This is Amazing! Really wanted to thank you for this valuable information..


----------



## topgear (Jan 25, 2012)

mrcool63 said:


> hey you are missing GSKILL.. the king of rams now



you are right - G-Skill must be on the list 

@ *d3p5kor* - Under List of Re-nowned/Trusted DDR3 RAM manufacturers web site links this two should be edited 

3). Crusial - should be Crucial
4). G.skill - the correct link is G.SKILL-Home


----------



## Aravin (Jan 31, 2012)

Very much useful information @d3p5kor. gud work.


----------



## pramudit (Mar 15, 2012)

good post....
can you also post details about the latency timings....?


----------



## Skud (Apr 11, 2012)

This AMD Performance Edition RAM kicks some butt:-

AMD Performance Edition 8GB Memory Review - Overclockers Club



> *Pros:*
> 
> Good performance
> Lifetime warranty
> ...



There's still the Radeon edition to come.


----------



## topgear (Apr 12, 2012)

^^ Great find ( thanks ) ... so now AMD is in the memory business and in the future we may see them manufacturing SSD's too 

BTW, time to update the first post.


----------



## Allu Azad (Jul 28, 2012)

Is Hynx a reputed ram maker ?

The computer shop guy told me a-data is bad and gave me hynx ram


----------



## the_conqueror (Jul 28, 2012)

Never heard of Hynx. The shopkeeper must be fooling you by selling crap RAM.


----------



## azaad_shri75 (Jul 28, 2012)

its not hynx....... its hynix............. okay entry level ram........... famous with our local vendors........


----------



## Myth (Jul 28, 2012)

Hynix was quite popular where the branded hadnt entered the local brands.


----------



## topgear (Jul 29, 2012)

Hynix ram is good though most of them used by the gfx card manufacturers only.


----------



## Allu Azad (Jul 29, 2012)

Thanks for clearing my doubts 
I thought I was cheated , he charged me 1.4 k for 4gb ddr3 hynix ram .
Only when I checked internet later did  I find that corsair ram is available at that rate .


----------



## famit007 (Nov 29, 2012)

Kudos to U for that work;
Question: I've Lenovo 3000H, where DDR1 RAM is used. What kind of Motherbroad & Proccessor I need so that I can install
Adata or other DDR3Ram. want to upgrade my PC.


----------



## d3p (Nov 29, 2012)

famit007 said:


> Kudos to U for that work;
> Question: I've Lenovo 3000H, where DDR1 RAM is used. What kind of Motherbroad & Proccessor I need so that I can install
> Adata or other DDR3Ram. want to upgrade my PC.

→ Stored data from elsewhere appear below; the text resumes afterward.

def time_rows(table, ts, max_t, want_next=True, want_prev=True):
    n, width = ts.shape[0], table.shape[1]
    if want_next and want_prev:
        both = torch.empty(2, n, width, device=table.device)
        nxt, prv = both[0], both[1]
    else:
        nxt = torch.empty(n, width, device=table.device) if want_next else None
        prv = torch.empty(n, width, device=table.device) if want_prev else None
    assert ts.dtype == torch.int64 and ts.is_cuda and ts.is_contiguous()
    _check(load().nsff_time_rows(_ptr(table), table.shape[0], width, C.c_void_p(ts.data_ptr()), n, int(max_t),
                                 _ptr(nxt), _ptr(prv), _stream()), "nsff_time_rows")
    return nxt, prv


def posenc(x, freqs, out):
    f = [float(v) for v in freqs]
    arr = (C.c_float * len(f))(*f)
    _check(load().nsff_posenc(_ptr(x), x.shape[0], arr, len(f), _ptr(out), _stream()), "nsff_posenc")


def field_query(model, raw, n_points, pts_per_ray, static_mode, transient_mode, flow_heads=0,
                xyz=None, freqs=None, dir_emb=None, a_emb=None, t_emb=None,
                x_emb=None, emb_offsets=(0, -1, -1, -1), save_acts=None, save_xin=None, save_masks=None, save_side=None,
                precision=None, t_bias=None, s_bias=None, save_lo=False):
    from . import config
    desc = model_desc(model)
    prec = config.precision_code(model) if precision is None else precision
    saves = not (save_acts is None and save_xin is None and save_masks is None and save_side is None)
    packed = model.packed(prec)
    a = FieldArgs()
    a.precision, a.tile_points = prec, config.get_tile_points()
    a.launch_form = 0 if config.get_persistent() else 1
    a.n_points, a.pts_per_ray = int(n_points), int(pts_per_ray)
    a.static_mode, a.transient_mode, a.flow_heads = int(static_mode), int(transient_mode), int(flow_heads)
    a.xyz = _ptr(xyz)
    if freqs is not None:
        f = [float(v) for v in freqs]
        if len(f) > MAX_FREQS:
            raise RuntimeError("too many embedding frequencies")
        a.n_freqs = len(f)
        for i, v in enumerate(f):
            a.freqs[i] = v
    a.dir_emb, a.a_emb, a.t_emb = _ptr(dir_emb), _ptr(a_emb), _ptr(t_emb)
    a.x_emb = _ptr(x_emb)
    a.ld_emb = int(x_emb.shape[1]) if x_emb is not None else 0
    a.off_xyz, a.off_dir, a.off_a, a.off_t = [int(v) for v in emb_offsets]
    a.raw = _ptr(raw)
    a.save_acts = None if save_acts is None else save_acts.data_ptr()
    a.save_xin = None if save_xin is None else save_xin.data_ptr()
    a.save_masks = None if save_masks is None else save_masks.data_ptr()
    a.save_side = None if save_side is None else save_side.data_ptr()
    if save_lo:
        for i, t in enumerate((save_acts, save_xin, save_side)):
            a.save_lo_delta[i] = 0 if t is None else lo_delta(t)
    if t_bias is not None:
        a.t_bias, a.t_bias_rows = _ptr(t_bias), int(t_bias.shape[1])
    if s_bias is not None:
        a.s_bias, a.s_bias_rows = _ptr(s_bias), int(s_bias.shape[1])
    if os.environ.get("NSFF_H3A_SHAPE") != "32" and prec == config.PRECISIONS["f16x3"] and not saves and \
            load().nsff_field_mfma_shape(C.byref(desc), C.byref(a)) == 16:
        _check(load().nsff_field_query_repacked(C.byref(desc), _ptr(packed), _ptr(model.packed(REPACKED)), C.byref(a), _stream()),
               "nsff_field_query_repacked")
        return
    _check(load().nsff_field_query(C.byref(desc), _ptr(packed), C.byref(a), _stream()), "nsff_field_query")


def lo_delta(t):
    n = t.numel()
    if t.untyped_storage().nbytes() < (t.storage_offset() + 2 * n) * t.element_size():
        raise RuntimeError("three-product backward: this buffer has no remainder plane behind it (field_grad.alloc_saves(..., x3=True))")
    return n


def side_bias(model, dir_rows, a_rows=None):
    from . import config
    desc = model_desc(model)
    n_rays = int(dir_rows.shape[0])
    assert dir_rows.shape == (n_rays, desc.in_dir) and (desc.in_a == 0 or (a_rows is not None and a_rows.shape == (n_rays, desc.in_a)))
    packed = model.packed(config.PRECISIONS["f16x3"])
    w = model.static_dir_encoding[0].weight.detach()
    out = torch.empty(n_rays, 1, 256, device=dir_rows.device, dtype=torch.float32)
    _check(load().nsff_side_bias(C.byref(desc), _ptr(packed), _ptr(w), _ptr(dir_rows), _ptr(a_rows) if desc.in_a > 0 else None,
                                 n_rays, _ptr(out), _stream()), "nsff_side_bias")
    return out


_DEVICE_RNG_GEOMETRY = {}


def fused_draws(plan, device, values=True, coarse=None):
    dev = torch.device(device)
    idx = dev.index if dev.index is not None else torch.cuda.current_device()
    if idx not in _DEVICE_RNG_GEOMETRY:
        p = torch.cuda.get_device_properties(idx)
        _DEVICE_RNG_GEOMETRY[idx] = p.multi_processor_count * (p.max_threads_per_multi_processor // 256)
    max_grid = _DEVICE_RNG_GEOMETRY[idx]
    gen = torch.cuda.default_generators[idx]
    seed, offset = gen.initial_seed(), gen.get_offset()
    wanted = values if isinstance(values, (list, tuple)) else [bool(values)] * len(plan)
    sizes = []
    for kind, shape in plan:
        n = 1
        for s in shape:
            n *= int(s)
        sizes.append(n)
    total = sum(n for n, w in zip(sizes, wanted) if w)
    buf = torch.empty(max(total, 1), device=dev, dtype=torch.float32)
    outs, jobs, at = [], [], 0
    for (kind, shape), numel, want in zip(plan, sizes, wanted):
        if numel == 0:
            outs.append(torch.empty(*shape, device=dev, dtype=torch.float32))
            continue
        grid = min(max_grid, (numel + 255) // 256)
        if coarse is not None and not outs and not want:
            jobs.append((None, numel, offset, 0, grid))
            outs.append(None)
        elif want:
            t = buf[at:at + numel].view(*shape)
            at += numel
            jobs.append((t, numel, offset, 1 if kind == "randn" else 0, grid))
            outs.append(t)
        else:
            outs.append(None)
        offset += ((numel - 1) // (1024 * grid) + 1) * 4
    hook = None
    if coarse is not None:
        rays, z_lin, perturb, zs, xyz = coarse
        assert plan and plan[0][0] == "rand" and tuple(plan[0][1]) == (rays.shape[0], z_lin.shape[0]) and perturb > 0
        if sizes[0]:
            hook = RngCoarse(_ptr(rays), _ptr(z_lin), _ptr(zs), _ptr(xyz), int(z_lin.shape[0]), float(perturb), 0, 0)
    for k in range(0, len(jobs), MAX_RNG_JOBS):
        part = jobs[k:k + MAX_RNG_JOBS]
        arr = (RngJob * len(part))()
        for j, (t, numel, off, kind, grid) in enumerate(part):
            arr[j].out, arr[j].numel, arr[j].offset, arr[j].kind, arr[j].grid = (None if t is None else t.data_ptr()), numel, off, kind, grid
        with torch.cuda.device(idx):
            _check(load().nsff_rng_draws_coarse(arr, len(part), seed, C.byref(hook) if (hook is not None and k == 0) else None, _stream()),
                   "nsff_rng_draws")
    gen.set_offset(offset)
    return outs


_FUSED_DRAWS_OK = {}


def fused_draws_match_torch(device):
    dev = torch.device(device)
    idx = dev.index if dev.index is not None else torch.cuda.current_device()
    if idx in _FUSED_DRAWS_OK:
        return _FUSED_DRAWS_OK[idx]
    if torch.cuda.is_current_stream_capturing():
        return False
    gen = torch.cuda.default_generators[idx]
    state = gen.get_state()
    ok = True
    try:
        plan = [("rand", (7, 64)), ("randn", (1031,)), ("rand", (3, 5, 2)), ("randn", (70000,)), ("rand", (300001,))]
        gen.manual_seed(0x5EED1234)
        gen.set_offset(8)
        mine = fused_draws(plan, torch.device("cuda", idx))
        end_mine = gen.get_offset()
        gen.manual_seed(0x5EED1234)
        gen.set_offset(8)
        with torch.cuda.device(idx):
            ref = [(torch.rand if k == "rand" else torch.randn)(*shape, device=torch.device("cuda", idx)) for k, shape in plan]
        end_ref = gen.get_offset()
        ok = end_mine == end_ref and all(torch.equal(a.view(torch.int32), b.view(torch.int32)) for a, b in zip(mine, ref))
    except Exception:
        ok = False
    finally:
        gen.set_state(state)
    if not ok:
        import warnings
        warnings.warn("nsff_pl_amd: the fused generator kernel (nsff_rng_draws) no longer reproduces torch.rand / torch.randn on "
                      f"cuda:{idx} (torch {torch.__version__}); render_rays draws with the torch calls instead (slower by ~1 %, same "
                      "numbers as the reference)")
    _FUSED_DRAWS_OK[idx] = ok
    return ok


def time_bias_rows(model):
    return load().nsff_time_bias_rows(C.byref(model_desc(model)))


def time_bias(jobs, index=None):
    assert 1 <= len(jobs) <= MAX_TIME_BIAS_JOBS
    arr = (TimeBiasJob * len(jobs))()
    keep, outs, per_model, pair = [], [], {}, None
    rows_of = {}
    if index is not None:
        table, ts, max_t = index
        assert ts.dtype == torch.int64 and ts.is_cuda and ts.is_contiguous() and ts.dim() == 1, "ts: one int64 frame index per ray"
        n_rays, width = int(ts.shape[0]), int(table.shape[1])
        deltas = sorted({int(d) for _, d in jobs})
        if 1 in deltas and -1 in deltas:
            both = torch.empty(2, n_rays, width, device=table.device, dtype=torch.float32)
            rows_of[1], rows_of[-1] = both[0], both[1]
        for d in deltas:
            if d not in rows_of:
                rows_of[d] = torch.empty(n_rays, width, device=table.device, dtype=torch.float32)
        written = set()
    else:
        n_rays = int(jobs[0][1].shape[0])
    for j, (model, t_rows) in enumerate(jobs):
        if id(model) not in per_model:
            desc = model_desc(model)
            lins = [getattr(model, f"transient_xyz_encoding_{l + 1}")[0] for l in [0] + sorted(set(int(v) for v in model.skips))]
            wb = [(m.weight.detach(), m.bias.detach()) for m in lins]
            for w, b in wb:
                _ptr(w), _ptr(b)
            per_model[id(model)] = (desc, C.pointer(desc), wb)
        desc, pdesc, wb = per_model[id(model)]
        if index is not None:
            delta, t_rows = int(t_rows), None
            assert width == desc.in_t
        else:
            assert t_rows.shape == (n_rays, desc.in_t)
        dev = wb[0][0].device
        if j + 1 < len(jobs) and jobs[j + 1][0] is model and pair is None:
            pair = torch.empty(2, n_rays, len(wb), 256, device=dev, dtype=torch.float32)
            out = pair[0]
        elif pair is not None:
            out, pair = pair[1], None
        else:
            out = torch.empty(n_rays, len(wb), 256, device=dev, dtype=torch.float32)
        arr[j].desc = pdesc
        for i, (w, b) in enumerate(wb):
            arr[j].w[i], arr[j].b[i] = w.data_ptr(), b.data_ptr()
        arr[j].t_rows, arr[j].out = _ptr(t_rows), _ptr(out)
        if index is not None:
            arr[j].table, arr[j].ts = _ptr(table), ts.data_ptr()
            arr[j].n_table, arr[j].max_t, arr[j].delta = int(table.shape[0]), int(max_t), delta
            if delta not in written:
                arr[j].rows_out = _ptr(rows_of[delta])
                written.add(delta)
        outs.append(out)
    keep.append(per_model)
    _check(load().nsff_time_bias(arr, len(jobs), n_rays, _stream()), "nsff_time_bias")
    return outs if index is None else (outs, rows_of)


def coarse_samples(rays, z_lin, perturb, perturb_rand, zs, xyz):
    _check(load().nsff_coarse_samples(_ptr(rays), rays.shape[0], _ptr(z_lin), z_lin.shape[0],
                                      float(perturb), _ptr(perturb_rand), _ptr(zs), _ptr(xyz), _stream()),
           "nsff_coarse_samples")


def fine_samples(rays, z_lin, zs_coarse, n_importance, w_static, w_transient, u_static, u_transient,
                 u_per_ray, samples_static, samples_transient, zs_fine, xyz_fine):
    _check(load().nsff_fine_samples(_ptr(rays), rays.shape[0], _ptr(z_lin), _ptr(zs_coarse),
                                    z_lin.shape[0], int(n_importance), _ptr(w_static), _ptr(w_transient),
                                    _ptr(u_static), _ptr(u_transient), int(u_per_ray),
                                    _ptr(samples_static), _ptr(samples_transient),
                                    _ptr(zs_fine), _ptr(xyz_fine), _stream()), "nsff_fine_samples")


def sample_pdf(bins, weights, u, u_per_ray, eps, samples):
    _check(load().nsff_sample_pdf(_ptr(bins), _ptr(weights), weights.shape[0], weights.shape[1],
                                  _ptr(u), samples.shape[1], int(u_per_ray), float(eps),
                                  _ptr(samples), _stream()), "nsff_sample_pdf")


def warp_points(raw, xyz, zs, z_far, xyz_fw, xyz_bw):
    _check(load().nsff_warp_points(_ptr(raw), _ptr(xyz), _ptr(zs), zs.numel(), float(z_far),
                                   _ptr(xyz_fw), _ptr(xyz_bw), _stream()), "nsff_warp_points")


def frustum_args(w2c, ts, K4, n_cams, n_frames, H, W):
    assert w2c.is_cuda and w2c.dtype == torch.float32 and w2c.is_contiguous() and w2c.shape == (n_cams * n_frames, 12)
    assert ts.is_cuda and ts.dtype == torch.int64 and ts.is_contiguous() and ts.numel() >= 1
    a = FrustumArgs(w2c=w2c.data_ptr(), ts=ts.data_ptr(), n_cams=int(n_cams), n_frames=int(n_frames), H=int(H), W=int(W))
    a.K4[:] = [float(v) for v in K4]
    a._keep = (w2c, ts)
    return a


def frustum_visibility(vis, xyz, out):
    _check(load().nsff_frustum_visibility(C.byref(vis), _ptr(xyz), xyz.shape[0], _ptr(out), _stream()),
           "nsff_frustum_visibility")


def composite(vis=None, **kw):
    a = CompositeArgs()
    for k, v in kw.items():
        if k in _COMPOSITE_PTRS_IN or k in _COMPOSITE_PTRS_OUT:
            setattr(a, k, _ptr(v))
        else:
            setattr(a, k, v)
    if vis is not None:
        a.vis = vis
    _check(load().nsff_composite(C.byref(a), _stream()), "nsff_composite")


def frame_rays(K4, c2w12, H, W, near, shift_near, first, count, rays):
    k = (C.c_float * 4)(*[float(v) for v in K4])
    m = (C.c_float * 12)(*[float(v) for v in c2w12])
    _check(load().nsff_frame_rays(k, m, int(H), int(W), float(near), float(shift_near), int(first), int(count),
                                  _ptr(rays), _stream()), "nsff_frame_rays")


REPACKED = 101


def repack_weights(desc, packed, repacked):
    _check(load().nsff_repack_field_weights(C.byref(desc), _ptr(packed), _ptr(repacked), _stream()), "nsff_repack_field_weights")


def last_field_mfma_shape():
    return int(load().nsff_last_field_mfma_shape())


BWD_PACK = 100


def bwd_packed_bytes(desc):
    n = C.c_size_t(0)
    _check(load().nsff_bwd_packed_bytes(C.byref(desc), C.byref(n)), "nsff_bwd_packed_bytes")
    return n.value


def pack_weights_bwd(desc, params, packed, fwd_packed=None):
    arr = (_fp * len(params))(*[p.data_ptr() for p in params])
    _check(load().nsff_pack_weights_bwd_ex(C.byref(desc), arr, _ptr(packed), _ptr(fwd_packed), _stream()), "nsff_pack_weights_bwd_ex")
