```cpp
constexpr int SC_EXP_MAX = 60;
__global__ void wino4_scale_kernel(const float* __restrict__ w, const float* __restrict__ w_sc, float* __restrict__ tab, int Cout, int Cin, int S) {
  __shared__ float red[256], red_sc[256];
  const int co = blockIdx.x, t = threadIdx.x;
  float m = 0.f, msc = 0.f;
  if (co < Cout) {
    for (int i = t; i < Cin * 3; i += 256) {
      const float* g = w + ((size_t)co * Cin * 3 + i) * 3;
#pragma unroll
      for (int xi = 0; xi < 6; ++xi) m = fmaxf(m, fabsf(wino4_u(g, xi)));
    }
    if (w_sc)
      for (int i = t; i < S; i += 256) msc = fmaxf(msc, fabsf(w_sc[(size_t)co * S + i]));
  }
  red[t] = m;
  red_sc[t] = msc;
  __syncthreads();
  for (int o = 128; o > 0; o >>= 1) {
    if (t < o) { red[t] = fmaxf(red[t], red[t + o]); red_sc[t] = fmaxf(red_sc[t], red_sc[t + o]); }
    __syncthreads();
  }
  if (t == 0) {
    int k = 0;
    m = red[0];
    msc = red_sc[0];
    if (m > 0.f && m < 3.0e38f) {
      int e;
      frexpf(m, &e);
      k = U_EXP - e;
      k = k < -100 ? -100 : (k > 100 ? 100 : k);
      if (msc > 0.f && msc < 3.0e38f) {
        int es;
        frexpf(msc, &es);
        if (k > SC_EXP_MAX - es) k = SC_EXP_MAX - es;
      }
    }
    tab[co] = ldexpf(1.f, -k);
    tab[BN + co] = ldexpf(1.f, k);
  }
}

__global__ void wino4_pack_kernel(const float* __restrict__ w, f16* __restrict__ dst, const float* __restrict__ tab, int Cout, int C0, int C1) {
  const int Cin = C0 + C1, nchunks = Cin / CK;
  const long long total = (long long)nchunks * 18 * BN * CK;
  for (long long i = blockIdx.x * (long long)blockDim.x + threadIdx.x; i < total; i += (long long)gridDim.x * blockDim.x) {
    const int k = (int)(i % CK);
    long long r = i / CK;
    const int n = (int)(r % BN); r /= BN;
    const int dy = (int)(r % 3); r /= 3;
    const int slot = (int)(r % 6);
    const int xi = slot < 3 ? slot : (slot == 3 ? 5 : slot - 1);
    const int chunk = (int)(r / 6);
    const int c = chunk * CK + k;
    const int co = ((n >> 5) & 1) * 128 + (n >> 6) * 32 + (n & 31);
    float v = 0.f;
    if (co < Cout) v = wino4_u(w + (((size_t)co * Cin + c) * 3 + dy) * 3, xi) * tab[BN + co];
    const int half = (k >> 3) ^ ((n >> 3) & 1);
    dst[(i - k) + half * 8 + (k & 7)] = (f16)v;
  }
}

__global__ void wino4_pack_sc_kernel(const float* __restrict__ w, bf16* __restrict__ dst, const float* __restrict__ tab, int Cout, int S) {
  const long long total = (long long)(S / CK) * BN * CK;
  for (long long i = blockIdx.x * (long long)blockDim.x + threadIdx.x; i < total; i += (long long)gridDim.x * blockDim.x) {
    const int k = (int)(i % CK);
    long long r = i / CK;
    const int n = (int)(r % BN);
    const int ks = (int)(r / BN);
    const int co = ((n >> 5) & 1) * 128 + (n >> 6) * 32 + (n & 31);
    const float v = co < Cout ? w[(size_t)co * S + ks * CK + k] * tab[BN + co] : 0.f;
    const int half = (k >> 3) ^ ((n >> 3) & 1);
    dst[(i - k) + half * 8 + (k & 7)] = (bf16)v;
  }
}

}

bool fd_wino4_supported(int Cout, int C0, int C1, int S0, int S1, int ksize) {
  return ksize == 3 && Cout == BN && C0 > 0 && C0 % 32 == 0 && C1 % 32 == 0 && S0 % 32 == 0 && S1 % 32 == 0 && (S1 == 0 || S0 > 0) &&
         (C0 + C1) * 8 <= AFF_BYTES;
}
bool fd_wino4_shape_ok(int H, int W) { return H % TH == 0 && W % TW == 0; }

namespace {
constexpr long long W4_HDR = 4096;
}

long long fd_wino4_packed_bytes(int Cout, int C0, int C1, int S0, int S1) {
  (void)Cout;
  return W4_HDR + (long long)((C0 + C1) / CK + 1) * 18 * SLAB + (long long)((S0 + S1) / CK) * SLAB + 16 * 1024;
}

int fd_wino4_pack_weights(const float* w, const float* w_sc, void* packed, int Cout, int C0, int C1, int S0, int S1, hipStream_t st) {
  const long long total = (long long)((C0 + C1) / CK) * 18 * BN * CK;
  const int blocks = (int)((total + 255) / 256 > 4096 ? 4096 : (total + 255) / 256);
  float* const tab = reinterpret_cast<float*>(packed);
  char* const steps = reinterpret_cast<char*>(packed) + W4_HDR;
  hipLaunchKernelGGL(wino4_scale_kernel, dim3(BN), dim3(256), 0, st, w, w_sc, tab, Cout, C0 + C1, w_sc ? S0 + S1 : 0);
  hipLaunchKernelGGL(wino4_pack_kernel, dim3(blocks), dim3(256), 0, st, w, (f16*)steps, tab, Cout, C0, C1);
  if (w_sc) {
    const long long tsc = (long long)((S0 + S1) / CK) * BN * CK;
    const int bsc = (int)((tsc + 255) / 256 > 4096 ? 4096 : (tsc + 255) / 256);
    hipLaunchKernelGGL(wino4_pack_sc_kernel, dim3(bsc), dim3(256), 0, st, w_sc,
                       reinterpret_cast<bf16*>(steps + (size_t)((C0 + C1) / CK + 1) * 18 * SLAB), tab, Cout, S0 + S1);
  }
  FD_LAUNCH_CHECK();
  return FD_OK;
}

namespace {
template <bool ACT>
int set_attr4() {
  FD_HIP(hipFuncSetAttribute(reinterpret_cast<const void*>(conv_wino4_kernel<ACT, false, false>), hipFuncAttributeMaxDynamicSharedMemorySize, LDS_BYTES));
  FD_HIP(hipFuncSetAttribute(reinterpret_cast<const void*>(conv_wino4_kernel<ACT, true, false>), hipFuncAttributeMaxDynamicSharedMemorySize, LDS_BYTES));
  FD_HIP(hipFuncSetAttribute(reinterpret_cast<const void*>(conv_wino4_kernel<ACT, false, true>), hipFuncAttributeMaxDynamicSharedMemorySize, LDS_BYTES));
  return FD_OK;
}
template <bool ACT>
void launch4(const ConvArgs& a, bool sc, dim3 grid, dim3 block, hipStream_t st) {
  if (sc) hipLaunchKernelGGL((conv_wino4_kernel<ACT, false, true>), grid, block, LDS_BYTES, st, a);
  else if (a.skip) hipLaunchKernelGGL((conv_wino4_kernel<ACT, true, false>), grid, block, LDS_BYTES, st, a);
  else hipLaunchKernelGGL((conv_wino4_kernel<ACT, false, false>), grid, block, LDS_BYTES, st, a);
}
}

int fd_wino4_init_attributes() {
  FD_TRY(set_attr4<false>());
  FD_TRY(set_attr4<true>());
  return FD_OK;
}

int fd_wino4_launch(ConvArgs a, hipStream_t st) {
  FD_REQUIRE(fd_wino4_shape_ok(a.H, a.W), "fd_conv2d: FD_WINOGRAD4 needs H %% 16 == 0 and W %% 16 == 0 (got %d x %d)", a.H, a.W);
  bool sc = false;
  for (int s = 0; s < a.nseg; ++s) sc = sc || a.seg[s].taps == 1;
  a.w_scale = reinterpret_cast<const float*>(a.w);
  a.w = reinterpret_cast<const char*>(a.w) + W4_HDR;
  FD_REQUIRE(!(sc && a.skip), "fd_conv2d: FD_WINOGRAD4 takes a folded shortcut or a residual input, not both");
  a.tiles_h = a.H / TH;
  a.tiles_w = a.W / TW;
  a.tiles_n = 1;
  a.CoutPad = BN;
  const long long nblk = (long long)a.B * a.tiles_h * a.tiles_w;
  FD_REQUIRE(nblk > 0 && nblk < (1ll << 31), "conv grid out of range");
  const dim3 grid((unsigned)nblk), block(NTH);
  if (a.affine) launch4<true>(a, sc, grid, block, st);
  else launch4<false>(a, sc, grid, block, st);
  FD_LAUNCH_CHECK();
  return FD_OK;
}
```

Before: 132.9 audio-seconds/second.

## Halve Winograd output-transform LDS exchange by refactoring butterfly across wave pairs

Rewrites the cross-wave stage of the Winograd output transform. Each wave now keeps one butterfly combination in registers and sends only the other to its peer wave, so the LDS exchange buffer per wave is halved and one f32x4 store and load per group is dropped. The coefficients are refactored into sign and scale constants, and the output-row mapping (xt*32 vs 2*xt*32, and the 64-row offset in the stats staging and the shortcut B-fragment reads) is changed to match the new ownership of rows. The risk is numerical or row-mapping mismatch if the new coefficients or layout are not exactly equivalent to the old ones.

```diff
diff --git a/flowdec_amd/csrc/conv_wino4.hip b/flowdec_amd/csrc/conv_wino4.hip
--- a/flowdec_amd/csrc/conv_wino4.hip
+++ b/flowdec_amd/csrc/conv_wino4.hip
@@ -28,7 +28,8 @@
 constexpr int AFF_OFF = V_OFF + 2 * V_BYTES;
 constexpr int RAW_OFF = AFF_OFF + AFF_BYTES;
 constexpr int MAIN_BYTES = RAW_OFF + RAW_BYTES;
-constexpr int X_BYTES = 8 * 8192;
+constexpr int X_WAVE = 4 * 64 * 16;
+constexpr int X_BYTES = 8 * X_WAVE;
 constexpr int S_PITCH = 128 * 4 + 16;
 constexpr int S_BYTES = 128 * S_PITCH;
 constexpr int SK_OFF = S_BYTES, SK_BYTES = 4 * NTH * 16;
@@ -36,7 +37,8 @@
 constexpr int WS_BYTES = SCK * SLAB;
 constexpr int XS_OFF = SCD * WS_BYTES, XS_BYTES = SCK * 8192;
 constexpr int BIAS_OFF = 2 * S_BYTES;
-static_assert(BIAS_OFF >= 2 * X_BYTES && BIAS_OFF >= SK_OFF + 2 * SK_BYTES && XS_OFF + SCD * XS_BYTES <= 160 * 1024, "epilogue LDS map");
+static_assert(BIAS_OFF >= 2 * X_BYTES && BIAS_OFF >= X_BYTES + S_BYTES && BIAS_OFF >= SK_OFF + 2 * SK_BYTES && XS_OFF + SCD * XS_BYTES <= 160 * 1024,
+              "epilogue LDS map");
 constexpr int ISC_OFF = BIAS_OFF + 1024;
 constexpr int STAT_OFF = ISC_OFF + 1024;
 constexpr int LDS_BYTES = cmax(MAIN_BYTES, STAT_OFF + 16384);
@@ -317,13 +319,13 @@
   t2_r[0] = __builtin_amdgcn_s_memtime();
   )
 
-  const float ka = xt ? 0.f : 1.f, ks = xt ? 4.f : 1.f, kb = xt ? 1.f : 0.f, kd = xt ? 8.f : 1.f, kq = xt ? 0.25f : 1.f;
+  const float sg = xt ? -1.f : 1.f, ka = xt ? 0.f : 1.f, kb = xt ? 1.f : 0.f, cka = xt ? 2.f : 1.f, ckb = xt ? 8.f : 1.f, cr = xt ? 1.f : 4.f;
   auto e1_round = [&](int rd_, int xoff) {
     const int ct = rd_ >> 1, nt = rd_ & 1;
     f32x16 &m0 = acc[0][ct][nt], &m1 = acc[1][ct][nt], &m2 = acc[2][ct][nt];
-    const f32x2 kd2 = {kd, kd}, kq2 = {kq, kq}, ka2 = {ka, ka}, ks2 = {ks, ks}, kb2 = {kb, kb};
-    char* const xmine = smem + xoff + wave * 8192 + lane * 16;
-    const char* const xpeer = smem + xoff + (wave ^ 4) * 8192 + lane * 16;
+    const f32x2 sg2 = {sg, sg}, ka2 = {ka, ka}, kb2 = {kb, kb}, cka2 = {cka, cka}, ckb2 = {ckb, ckb}, cr2 = {cr, cr};
+    char* const xmine = smem + xoff + wave * X_WAVE + lane * 16;
+    const char* const xpeer = smem + xoff + (wave ^ 4) * X_WAVE + lane * 16;
 #pragma unroll
     for (int g = 0; g < 4; ++g) {
       f32x2 snd[2];
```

Welcome to TDF & thanks for the appreciations.

Well in the case of upgrade or any new purchase, i would suggest you to Create a new thread in the following section.

Visit this section : *Pc-components & configurations*

Read this template : _*<Click here>*_

& Create a thread with your own queries.


----------



## avinandan012 (Nov 29, 2012)

Allu Azad said:


> Thanks for clearing my doubts
> I thought I was cheated , he charged me 1.4 k for 4gb ddr3 hynix ram .
> Only when I checked internet later did  I find that corsair ram is available at that rate .



hynix mostly operate as an OEM


----------



## insaneYLN (Dec 10, 2012)

*d3p*, kudos to you for compiling this helpful guide. We appreciate your wonderful effort.


I would like to know your and the other knowledgeable members' opinion on the _Corsair Vengeance 4GB Single Module DDR3 Memory Kit (CMZ4GX3M1A1600C9)_. The reference link is, Vengeance®

An acquaintance at university will be building a gaming system for himself, and I suggested the aforementioned memory module.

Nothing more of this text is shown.